Something like 40 million Americans have lost jobs since the beginning of the pandemic. A high proportion of those jobs were in leisure and service industries, and they will be slow to recover in the “new normal” economy where spending will be decreased on vacations, trips to Disneyland and Las Vegas, air travel, and purchasing adult toys, and big ticket items like cars and homes. People are going to prioritize expenditures on food, rent, and basics like clothes for children, utilities, gas for the car, etc.

This economic crash has reminded the working class of the importance of savings: many households live paycheck-to-paycheck and have foundered as soon as their monthly income was disrupted. In the coming years, our wiser citizenry will set aside more cash for “rainy days”, which means less consumer spending, which means a de-energized economy.

Until an effective Covid-19 vaccine is developed and distributed, and the population is immunized (probably 2021 at the earliest) many sectors of the economy are going to be shut down, like big conventions, arena events, and college and major league sports. Colleges and universities may be limited in attendance. All of the ancillary businesses which service these endeavors will suffer.

Bars and restaurants, which employ lots of people, and which consume great quantities of produce, meat, dairy, liquor, paper goods, flowers, etc. will have a very tough time. These businesses normally operate on thin profit margins, so restricting the “crowding” in these establishments virtually wipes out profitability. Even if restrictions are lifted, many patrons will not return until the pandemic ebbs. Accordingly, non-leisure businesses across America will suffer greatly as leisure spending ebbs.

Rosenberg is incredulous about the stock market’s magical resurrection amid the horrible unemployment situation. “It’s pure fantasy”, he says, to think that normalized earnings are not going to be seriously dented by the likely permanent loss of ten million workers. Lots of people will be out of work, and not spending, therefore the impact of that deficit will be multiplied, as there will be fewer dollars circulating in the economy.

Warren Buffet, generally acknowledged as the world’s savviest investor, has substantially backed out of the stock market for the time being, selling 100 percent of his airline stocks. That’s a pretty bleak assessment of the leisure economy.

Rosenberg is similarly advising his clients to avoid stocks and, instead, buy gold.

A problem we have right now, in the panic of the pandemic, is that the government is paying people not to work; i.e. just giving them money. Nothing substantial is being accomplished except staving off the inevitable for a few months. A lot of suffering is coming.

(In addition, the cheap credit infusion by the Fed is propping up the stock market. That’s why the market hasn’t yet collapsed. And, probably won’t. Because the market and the financial system is “too big to fail”; the Fed won’t let that happen. That’s why Wall Street brokers are optimistic…they can’t lose right now.)

During the Great Depression, the government helped people and the country by funding jobs which built infrastructure, like roads, bridges, dams, public utilities, and the like. I don’t hear either candidate talking up a plan for that in June 2020, but I can guarantee you that one will unfold once the election is over and the unlucky winner and his political party has to make lemonade out of sour lemons.

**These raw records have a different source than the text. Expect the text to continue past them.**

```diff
@@ -421,16 +444,23 @@
             pre = ["categorical_output_layer._layers.%d.linear" % i for i in range(3)] + ["categorical_output_layer._output_layers.0.linear"]
             acts = [t["h"][Lh - 1], t["x1"], t["x2"], t["x3"]]
             d = d_out.reshape(R, -1).contiguous()
-            for i in (3, 2, 1, 0):
+            dh = _head_bwd(R, d, acts, lins, pre, g, pool)
+            for i in (3, 2, 1, 0) if dh is None else ():
                 d, g[pre[i] + ".weight"], g[pre[i] + ".bias"] = _lin_bwd(acts[i], lins[i].weight, 0, d, None if i == 3 else acts[i + 1],
                                                                           True, True, pool=pool)
+            d = d if dh is None else dh
         else:
             mm = net.baseline_aggregator._mean_module
             l1, l2 = mm._layers[0].linear, mm._output_layers[0].linear
             pre = "baseline_aggregator._mean_module."
             d = d_out.reshape(R, 1).contiguous()
-            d, g[pre + "_output_layers.0.linear.weight"], g[pre + "_output_layers.0.linear.bias"] = _lin_bwd(t["x1"], l2.weight, 0, d, None, True, True, pool=pool)
-            d, g[pre + "_layers.0.linear.weight"], g[pre + "_layers.0.linear.bias"] = _lin_bwd(t["h"][Lh - 1], l1.weight, 0, d, t["x1"], True, True, pool=pool)
+            names = [pre + "_layers.0.linear", pre + "_output_layers.0.linear"]
+            dh = _head_bwd(R, d, [t["h"][Lh - 1], t["x1"]], [l1, l2], names, g, pool)
+            if dh is None:
+                d, g[names[1] + ".weight"], g[names[1] + ".bias"] = _lin_bwd(t["x1"], l2.weight, 0, d, None, True, True, pool=pool)
+                d, g[names[0] + ".weight"], g[names[0] + ".bias"] = _lin_bwd(t["h"][Lh - 1], l1.weight, 0, d, t["x1"], True, True, pool=pool)
+            else:
+                d = dh
         e, q = t["e"], t["q"]
         d_res = d if net.residual else None
         dH, d_attn, dhin0 = d, None, None
diff --git a/include/commarl.h b/include/commarl.h
--- a/include/commarl.h
+++ b/include/commarl.h
@@ -428,6 +428,10 @@
 int cm_encoder_backward(int64_t R, int32_t d, const float *obs, const float *a1, const float *e, const float *w2, const float *dy,
                         const float *dy2, float *dw2, float *db2, float *dw1, float *db1, void *stream);
 
+int cm_head_backward(int64_t R, int32_t A, const float *d_out, const float *x3, const float *x2, const float *x1, const float *h,
+                     const float *w3, const float *w2, const float *w1, const float *w0, float *dx, float *dw3, float *db3,
+                     float *dw2, float *db2, float *dw1, float *db1, float *dw0, float *db0, void *stream);
+
 int cm_multi_copy_t(int32_t n, const float *const *src, float *const *dst, const int32_t *rows, const int32_t *cols,
                     const int32_t *transpose, void *stream);
 #define CM_ADAM_NORM_FLOATS 65
@@ -472,6 +476,10 @@
 size_t cm_encoder_backward_det_ws_bytes(int64_t R, int32_t d);
 int cm_encoder_backward_det(int64_t R, int32_t d, const float *obs, const float *a1, const float *e, const float *w2, const float *dy,
                             const float *dy2, float *dw2, float *db2, float *dw1, float *db1, void *ws, size_t ws_bytes, void *stream);
+size_t cm_head_backward_det_ws_bytes(int64_t R, int32_t A, int32_t critic);
+int cm_head_backward_det(int64_t R, int32_t A, const float *d_out, const float *x3, const float *x2, const float *x1, const float *h,
+                         const float *w3, const float *w2, const float *w1, const float *w0, float *dx, float *dw3, float *db3,
+                         float *dw2, float *db2, float *dw1, float *db1, float *dw0, float *db0, void *ws, size_t ws_bytes, void *stream);
 size_t cm_masked_agg_backward_det_ws_bytes(int32_t S, int32_t N, int32_t E);
 int cm_masked_agg_backward_det(int32_t S, int32_t N, int32_t E, const float *attn, const float *dist_adj,
                                const float *chan, int64_t ch_stride, const float *hw, const float *out, const float *out_minus,
```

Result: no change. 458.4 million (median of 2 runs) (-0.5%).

We are part way to a socialistic government right now, with the Federal government carrying the load for failed companies, providing cheap credit to successful ones, and flooding the economy with “stimulus” money to keep Joe Public from starving.

It’s going to get worse before it gets better. The world economy is in the same boat. There are no easy answers.

It must take a lot of guts to want to be President in the face of this catastrophe.